Work item: Search the entries for the word "double". Copy each line in which it is found.

[Extracted records]
## Use variable-height row tiles in SPD forward pairwise-distance kernel

Replaces the fixed TI-row folded tiling of the forward pairwise kernel with a host-built schedule of up to four runs of tile heights (16/8/4/2). Heights are chosen from the remaining work per resident workgroup, or from an environment rule. The goal is tall tiles for row reuse early and short tiles at the tail, so the last wave of blocks stays balanced, replacing the old TI=2 fallback. It adds per-block tile decoding arithmetic and a host-side cache of the schedule keyed on (n, rb, re, resident).

```diff
diff --git a/matrix-manifolds_amd/csrc/spd_pair.hpp b/matrix-manifolds_amd/csrc/spd_pair.hpp
--- a/matrix-manifolds_amd/csrc/spd_pair.hpp
+++ b/matrix-manifolds_amd/csrc/spd_pair.hpp
@@ -301,14 +301,14 @@
 __global__ __launch_bounds__(kBlock) void spd_pdist_fwd_kernel(const T* __restrict__ nodeL,
                                                                const T* __restrict__ nodeY ,
                                                                const T* __restrict__ nodeLd , int n, int row_begin,
-                                                               int row_end, T wmin, T wmax, T* __restrict__ out) {
+                                                               int row_end, T wmin, T wmax, T* __restrict__ out, FwdTiles tiles) {
   constexpr int NP = Packed<D>::NP;
   constexpr int NC = pair_cols<T, D>();
   constexpr bool kLd = fwd_uses_logdet<T, D>();
   static_assert(TI % 2 == 0, "the row loop is unrolled twice");
-  const TileId tile = fold_tile<TI, kBlock * NC>(n, row_begin, row_end);
+  const FwdTile tile = fwd_tile<kBlock * NC>(tiles, n, row_begin, row_end, int(blockIdx.x), int(blockIdx.y));
   if (!tile.ok) return;
-  const int i0 = tile.i0, i1 = min(i0 + TI, row_end);
+  const int i0 = tile.i0, i1 = min(i0 + tile.rows, row_end);
   const int lane = threadIdx.x & 63;
   const int wave = __builtin_amdgcn_readfirstlane(threadIdx.x >> 6);
   const int wave_j0 = tile.jbase + wave * (64 * NC);
@@ -334,8 +334,8 @@
       if constexpr (kLd) ldj[q] = nodeLd[j];
     }
   });
-  const int64_t base = pair_off(n, row_begin);
-  char* op = reinterpret_cast<char*>(out + (pair_off(n, i0) - base - i0 - 1));
+  const int64_t row_off = int64_t((uint64_t(unsigned(i0)) * uint64_t(unsigned(2 * n - i0 - 1))) >> 1);
+  char* op = reinterpret_cast<char*>(out + (row_off - tiles.base - i0 - 1));
   unsigned ostep = unsigned(n - i0 - 2) * unsigned(sizeof(T));
   unsigned roff = unsigned(i0) * unsigned(NP * sizeof(T));
   T lrow[2][NP], ldrow[2] = {T(0), T(0)};
@@ -1096,17 +1096,32 @@
 }
 
 constexpr int kFwdTI = 8;
-template <typename T, int D, int TI>
+inline const FwdTileRule& fwd_tile_rule() {
+  static const FwdTileRule rule = FwdTileRule::parse(std::getenv("MM_SPD_FWD_TILES"));
+  return rule;
+}
+template <typename T, int D>
 int spd_pdist_fwd_launch(const T* nl, const T* nc, const T* nld, int64_t n, int64_t rb, int64_t re, int squared, double wmin, double wmax,
                          T* out, hipStream_t st) {
   if (!spd_clamps_supported<D, MM_LOSS_NONE>(wmin, wmax)) return MM_ERR_UNSUPPORTED;
-  const dim3 grid = fold_grid<TI, kBlock * pair_cols<T, D>()>(n, rb, re);
+  if (re > n - 1) re = n - 1;
+  const int resident = squared ? resident_workgroups<spd_pdist_fwd_kernel<T, D, kFwdTI, true>>(kBlock)
+                               : resident_workgroups<spd_pdist_fwd_kernel<T, D, kFwdTI, false>>(kBlock);
+  struct Key { int64_t n, rb, re; int resident; };
+  thread_local Key last_key = {-1, -1, -1, -1};
+  thread_local FwdTiles last_tiles;
+  thread_local dim3 last_grid;
+  if (last_key.n != n || last_key.rb != rb || last_key.re != re || last_key.resident != resident) {
+    last_tiles = fwd_tiles_build<kBlock * pair_cols<T, D>()>(n, rb, re, resident, fwd_tile_rule(), &last_grid);
+    last_key = {n, rb, re, resident};
+  }
+  const dim3 grid = last_grid;
   if (squared)
-    launch_timed(PROF_SPD_FWD, spd_pdist_fwd_kernel<T, D, TI, true>, grid, dim3(kBlock), st, nl, nc, nld, int(n), int(rb), int(re),
-                 T(wmin), T(wmax), out);
+    launch_timed(PROF_SPD_FWD, spd_pdist_fwd_kernel<T, D, kFwdTI, true>, grid, dim3(kBlock), st, nl, nc, nld, int(n), int(rb), int(re),
+                 T(wmin), T(wmax), out, last_tiles);
   else
-    launch_timed(PROF_SPD_FWD, spd_pdist_fwd_kernel<T, D, TI, false>, grid, dim3(kBlock), st, nl, nc, nld, int(n), int(rb), int(re),
-                 T(wmin), T(wmax), out);
+    launch_timed(PROF_SPD_FWD, spd_pdist_fwd_kernel<T, D, kFwdTI, false>, grid, dim3(kBlock), st, nl, nc, nld, int(n), int(rb), int(re),
+                 T(wmin), T(wmax), out, last_tiles);
   MM_CHECK_LAUNCH();
   return MM_OK;
 }
@@ -1117,14 +1132,7 @@
   int rc = spd_pdist_prepare<T, D>(x, n, ws, flags, st);
   if (rc) return rc;
   if (re <= rb || pair_off(n, re) == pair_off(n, rb)) return MM_OK;
-  const T* nl = ws.nodeL;
-  const T* nc = ws.nodeC;
-  if constexpr (D <= 4) {
-    const dim3 g8 = fold_grid<kFwdTI, kBlock * pair_cols<T, D>()>(n, rb, re);
-    if (int64_t(g8.x) * g8.y < 4 * int64_t(device_cus()))
-      return spd_pdist_fwd_launch<T, D, 2>(nl, nc, ws.nodeLd, n, rb, re, squared, wmin, wmax, out, st);
-  }
-  return spd_pdist_fwd_launch<T, D, kFwdTI>(nl, nc, ws.nodeLd, n, rb, re, squared, wmin, wmax, out, st);
+  return spd_pdist_fwd_launch<T, D>(ws.nodeL, ws.nodeC, ws.nodeLd, n, rb, re, squared, wmin, wmax, out, st);
 }
 
 constexpr int kBwdTI = 16;
diff --git a/matrix-manifolds_amd/csrc/spd_ws.hpp b/matrix-manifolds_amd/csrc/spd_ws.hpp
--- a/matrix-manifolds_amd/csrc/spd_ws.hpp
+++ b/matrix-manifolds_amd/csrc/spd_ws.hpp
@@ -3,6 +3,9 @@
 
 #include <atomic>
 #include <cstdint>
+#include <cstdio>
+#include <cstdlib>
+#include <cstring>
 
 #include "../../include/mm_manifolds.h"
 #include "loss.hpp"
@@ -119,6 +122,113 @@
   return dim3(gx > 0 ? gx : 1, (gy + 1) / 2 > 0 ? (gy + 1) / 2 : 1);
 }
 
+struct FwdTiles {
+  int y0[4];
+  int c[4];
+  int h[4];
+  int64_t base;
+};
+struct FwdTile { int i0, rows, jbase; bool ok; };
+template <int BW> __host__ __device__ __forceinline__ FwdTile fwd_tile(const FwdTiles& s, int n, int rb, int re, int bx, int by) {
+  const int R = re - rb, nJB = (n + BW - 1) / BW;
+  int Ha = s.c[0] + s.h[0] * by, Hb = s.c[0] + s.h[0] * (by + 1);
+#define MM_FWD_TILE_LINE(k) \
+  { const int la = s.c[k] + s.h[k] * by, lb = s.c[k] + s.h[k] * (by + 1); Ha = la < Ha ? la : Ha; Hb = lb < Hb ? lb : Hb; }
+  MM_FWD_TILE_LINE(1) MM_FWD_TILE_LINE(2) MM_FWD_TILE_LINE(3)
+#undef MM_FWD_TILE_LINE
+  const int h = Hb - Ha;
+  const int rem = R - 2 * Ha;
+  int a = Ha, b = rem > h ? Hb : Ha + ((rem + 1) >> 1);
+  if (b <= a) return {0, 0, 0, false};
+  int cb0 = (rb + a + 1) / BW, cnt = nJB - cb0;
+  if (bx >= cnt) {
+    bx -= cnt;
+    a = R - Hb > b ? R - Hb : b;
+    b = R - Ha;
+    if (b <= a) return {0, 0, 0, false};
+    cb0 = (rb + a + 1) / BW;
+    cnt = nJB - cb0;
+    if (bx >= cnt) return {0, 0, 0, false};
+  }
+  return {rb + a, b - a, (cb0 + bx) * BW, true};
+}
+struct FwdTileRule {
+  int runs = 0;
+  int h[4] = {0, 0, 0, 0};
+  double frac[4] = {0, 0, 0, 0};
+  double t16 = 8.0, t8 = 4.0, t4 = 2.0;
+  static FwdTileRule parse(const char* e) {
+    FwdTileRule r, dflt;
+    if (e == nullptr || *e == 0) return dflt;
+    if (std::strncmp(e, "rule:", 5) == 0) {
+      if (std::sscanf(e + 5, "%lf,%lf,%lf", &r.t16, &r.t8, &r.t4) != 3 || !(r.t16 >= r.t8 && r.t8 >= r.t4 && r.t4 >= 0)) return dflt;
+      return r;
+    }
+    const char* p = e;
+    while (*p && r.runs < 4) {
+      char* q = nullptr;
+      const long hh = std::strtol(p, &q, 10);
+      if (q == p || (hh != 16 && hh != 8 && hh != 4 && hh != 2) || (r.runs > 0 && hh > r.h[r.runs - 1])) return dflt;
+      double f = 1.0;
+      p = q;
+      if (*p == ':') {
+        f = std::strtod(p + 1, &q);
+        if (q == p + 1 || !(f >= 0.0 && f <= 1.0)) return dflt;
+        p = q;
+      }
+      r.h[r.runs] = int(hh);
+      r.frac[r.runs] = f;
+      ++r.runs;
+      if (*p == ',') ++p; else if (*p) return dflt;
+    }
+    return (*p == 0 && r.runs > 0) ? r : dflt;
+  }
+};
+template <int BW> inline FwdTiles fwd_tiles_build(int64_t n, int64_t rb, int64_t re, int64_t resident, const FwdTileRule& rule, dim3* grid) {
+  FwdTiles s;
+  for (int k = 0; k < 4; ++k) { s.y0[k] = INT32_MAX; s.c[k] = 1 << 29; s.h[k] = 0; }
+  s.y0[0] = 0; s.c[0] = 0; s.h[0] = 2;
+  s.base = pair_off(n, rb);
+  if (re > n - 1) re = n - 1;
+  const int64_t R = re - rb, nJB = (n + BW - 1) / BW;
+  auto F = [](int64_t m) { const int64_t q = m / BW, r = m % BW; return int64_t(BW) * (q * (q - 1) / 2) + q * r; };
+  double left = R > 0 ? double(R * nJB - (F(re + 1) - F(rb + 1))) : 0.0;
+  const double slots = double(resident > 0 ? resident : 1);
+  int64_t quota = rule.runs > 0 ? int64_t(rule.frac[0] * double(R) / double(2 * rule.h[0]) + 0.5) : 0;
+  int run = -1, fk = 0, y = 0;
+  int64_t H = 0, gx = 1;
+  while (2 * H < R) {
+    int h;
+    if (rule.runs > 0) {
+      while (quota <= 0 && fk + 1 < rule.runs) { ++fk; quota = int64_t(rule.frac[fk] * double(R) / double(2 * rule.h[fk]) + 0.5); }
+      h = rule.h[fk];
+      --quota;
+    } else {
+      const double t = left / slots;
+      h = t > rule.t16 ? 16 : (t > rule.t8 ? 8 : (t > rule.t4 ? 4 : 2));
+    }
+    if (run < 0 || h != s.h[run]) {
+      ++run;
+      s.y0[run] = y; s.c[run] = int(H) - h * y; s.h[run] = h;
+    }
+    const int64_t rem = R - 2 * H, t1 = rem > h ? H + h : H + (rem + 1) / 2;
+    int64_t c = nJB - (rb + H + 1) / BW;
+    double cells = double((t1 - H) * c);
+    const int64_t b0 = R - H - h > t1 ? R - H - h : t1, b1 = R - H;
+    if (b1 > b0) {
+      const int64_t cb = nJB - (rb + b0 + 1) / BW;
+      c += cb;
+      cells += double((b1 - b0) * cb);
+    }
+    gx = c > gx ? c : gx;
+    left -= cells;
+    H += h;
+    ++y;
+  }
+  *grid = dim3(unsigned(gx), unsigned(y > 0 ? y : 1));
+  return s;
+}
+
 
 struct ColWalk {
   int rb, re, ncb, c0, c1, bw;
```

Result: no change. 169.9 billion pairs/s, median of 3 (+0.1%).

Task answer:
 int spd_pdist_fwd_launch(const T* nl, const T* nc, const T* nld, int64_t n, int64_t rb, int64_t re, int squared, double wmin, double wmax,
+  double frac[4] = {0, 0, 0, 0};
+  double t16 = 8.0, t8 = 4.0, t4 = 2.0;
+      double f = 1.0;
+  double left = R > 0 ? double(R * nJB - (F(re + 1) - F(rb + 1))) : 0.0;
+  const double slots = double(resident > 0 ? resident : 1);
+  int64_t quota = rule.runs > 0 ? int64_t(rule.frac[0] * double(R) / double(2 * rule.h[0]) + 0.5) : 0;
+      while (quota <= 0 && fk + 1 < rule.runs) { ++fk; quota = int64_t(rule.frac[fk] * double(R) / double(2 * rule.h[fk]) + 0.5); }
+      const double t = left / slots;
+    double cells = double((t1 - H) * c);
+      cells += double((b1 - b0) * cb);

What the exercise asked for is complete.